What attracted you to playing this role?

It’s a nice conceit, the idea of two of the greatest minds of the 20th century being in a room and duking it out slightly. Freud really goes for Lewis in this. I have long periods of just listening and that’s a great challenge as an actor.

I also thought it’d be fun to watch Tony up close and personal doing all this acting work. It was like a school field trip watching one of the greatest actors of all time up-close doing stuff.

I also really dug (director) Matthew Brown. If you’re going to have someone direct you in this kind of film, it’s thrilling to have someone whose father is actually a psychotherapist, which Matthew’s father is.
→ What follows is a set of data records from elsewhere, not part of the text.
diff --git a/markovflow_amd/csrc/mf_kf_lds.hpp b/markovflow_amd/csrc/mf_kf_lds.hpp
--- a/markovflow_amd/csrc/mf_kf_lds.hpp
+++ b/markovflow_amd/csrc/mf_kf_lds.hpp
@@ -100,8 +100,10 @@
                 int kind = 0;
                 MF_UNROLL for (int cc = 0; cc < St::U; ++cc) if (St::unit_kind(cc) != 0 && cu == cc) kind = St::unit_kind(cc);
                 unsigned bits = (1u << PB) - 1u;
-                MF_UNROLL for (int kk = 1; kk <= 2 * St::HC::MAXT; ++kk)
-                    if (kind == kk) bits = St::HC::producer_bits(base_lo + rel, kk);
+                if constexpr (St::HC::MAXT <= 2) {
+                    MF_UNROLL for (int kk = 1; kk <= 2 * St::HC::MAXT; ++kk)
+                        if (kind == kk) bits = St::HC::producer_bits(base_lo + rel, kk);
+                } else bits = St::HC::producer_bits_any(base_lo + rel, kind);
                 fm[(i * PB) / 32] |= bits << ((i * PB) % 32);
             }
 #ifdef MF_EXPERIMENT
@@ -172,26 +174,22 @@
     MF_DEV T tail_at(int t, int k) const { return *reinterpret_cast<const T*>(row + (St::UB + t) * St::UNIT + k * (int)sizeof(T)); }
 };
 
-template <typename T, int D, int M, bool RSTEP = false, int BG = 1, bool CARRY = false> struct KfLdsCfg {
+#ifndef MF_KF_MAXTAIL_A
+#define MF_KF_MAXTAIL_A 7
+#endif
+template <typename T, int D, int M, bool RSTEP, int BG, int WA, int WC> struct KfLdsLayout {
     static constexpr int S = sizeof(T);
     static constexpr int BGRP = BG;
-    using StA = Stream<D * D * S, KeepAll>;
-    using StC0 = Stream<D * D * S, KeepLower<D, S>>;
-    using StCT = Stream<D * D * S, KeepLower<D, S>, true>;
+    using StA = Stream<D * D * S, KeepAll, (WA > 0), (WA > 0 ? WA : 2)>;
+    using StC = Stream<D * D * S, KeepLower<D, S>, (WC > 0), (WC > 0 ? WC : 2)>;
     using Stb = Stream<BG * D * S, KeepAll>;
     using StH = Stream<BG * M * D * S, KeepAll>;
     static constexpr int YG = (M == 1) ? 4 : 1;
     using Sty = Stream<YG * M * S, KeepAll>;
     using StR = Stream<M * M * S, KeepAll>;
     static constexpr bool RS = RSTEP;
+    static constexpr bool TAIL = WA > 0 || WC > 0;
     static constexpr int QUARTER_CU = (160 * 1024) / 4;
-    static constexpr int TABLE_BYTES = 5 * 256 + ((StCT::U * 4 + 15) / 16) * 16;
-    static constexpr int IMAGE_T = StA::LDS_BYTES + StCT::LDS_BYTES + Stb::LDS_BYTES + StH::LDS_BYTES + ((Sty::LDS_BYTES + 15) / 16) * 16 +
-                                   (RSTEP ? ((StR::LDS_BYTES + 15) / 16) * 16 : 0);
-    static constexpr bool TAIL = CARRY && StCT::NT > 0 && !StC0::ALL && StCT::NI * StCT::HC::PERIOD <= 64 &&
-                                 StCT::NT * StCT::HC::PERIOD <= 32 && IMAGE_T <= QUARTER_CU && TABLE_BYTES <= IMAGE_T &&
-                                 (StA::NI + StCT::NI + Stb::NI + StH::NI + Sty::NI + (RSTEP ? StR::NI : 0)) < 64;
-    using StC = Stream<D * D * S, KeepLower<D, S>, TAIL>;
     static constexpr int OFF_A = 0;
     static constexpr int OFF_C = OFF_A + StA::LDS_BYTES;
     static constexpr int OFF_b = OFF_C + StC::LDS_BYTES;
@@ -199,20 +197,48 @@
     static constexpr int OFF_y = OFF_H + StH::LDS_BYTES;
     static constexpr int OFF_R = OFF_y + ((Sty::LDS_BYTES + 15) / 16) * 16;
     static constexpr int IMAGE_END = OFF_R + (RSTEP ? ((StR::LDS_BYTES + 15) / 16) * 16 : 0);
-    static constexpr int OFF_relA = TAIL ? 0 : IMAGE_END;
+    static constexpr int TABLE_BYTES = 5 * 256 + ((StC::U * 4 + 15) / 16) * 16;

Also, he’s whip-smart. I feel very uncomfortable when the director isn’t the smartest person on set.

How was the first day of shooting? Who set the tone?

Tony came out and he was like, ‘Hello everyone, I’m Tony. I don’t know if you know, but I’d been here before 55 years ago.’ We’re like, ‘Really?’ He goes, ‘I did a small film here. It was called The Lion in Winter. We went, ‘Small film? It was with Peter O’Toole and Katharine Hepburn!’ He was like, ‘It’s great to be back. Come on guys, let’s do this!’

There was more to it, but it was inspiring and a brilliant way to start the day. We were dancing on air for the rest of the shoot. I couldn’t have had a better experience with him. We had a very, very respectful crew and they were so reverent, as we all are around Tony because he’s like a walking deity as far as cinema goes.

How would you describe your time together?

He’s like me. He’s done all the prep. He’s not Method, so between “action” and “cut,” it’s intense and great. It’s what we’re there to do and what we love to do. Then after “action,” we’re a couple of schoolboys in the corner having a giggle. He’ll be doing Tommy Cooper impressions to me, which is hilarious. You might not know who Tommy Cooper is, but he was a famous comic magician in England in the fifties, sixties, seventies. There was a lot of levity.

It’s just lovely being in orbit with someone like that. He’s one of the last great actors involved in that initial company that Lawrence Olivier set up (National Theater in 1963 in Britain). He’s like a walking, ticking time machine. With all his stories, you’re like, ‘Tell me more about that.’ He’s endlessly fascinating.

Sir Anthony Hopkins in a suit surrounded by books pointing. Photo courtesy of Sony Pictures Classics.

You’d never met him before. Were you the least bit nervous meeting him for the first time?

It was a little bit nerve-wracking, but within minutes, he put me completely at ease. When you work with some of the greats, which I’ve had some fortune to do, the great-greats put you at ease in a heartbeat, because otherwise it will affect the job. He did that with me. He took me under his wing and that’s something I’ll take with me to the grave.

What’s something people may be surprised to know about Sir Anthony Hopkins?

I’ll tell you one thing people don’t know about Tony. One day on set, we were in this house in Dublin. I was in the kitchen and I was like, ‘What’s that music?’ This beautiful piano music was coming from upstairs. I went up there and opened a door. Lo and behold, Tony was sitting there playing! I was like, ‘Oh, for goodness sake —you’re also amazing on the piano?!’ It’s depressing! (laughs) He’s brilliant and actually, he wrote some music that’s in the film. He’s got many feathers to his cap!

To viewers he is Sir Anthony, but you call him Tony.

Once you’ve been offered Tony, you take it for sure. By the end of the shoot, I was calling him T-Bone. I love giving people nicknames and he went with it. He loved it.

Do you have a favorite memory from the film?

The onset photographer captured one and I have it now. It’s me and Tony outside the church on the day we were shooting that scene of us walking across the graveyard. In this photo, we are both howling with laughter and have a hand on each other’s shoulder. I can’t remember what we were laughing about because we laughed quite a lot. But I really got him with something because he’s doubled over. I’ll always have that as a memory. I can stick [that photo] on my wall and go, ‘Hey, I worked with him. I worked with one of the greats! And look, he thought I was funny!’

Freud’s last session is currently playing in theaters.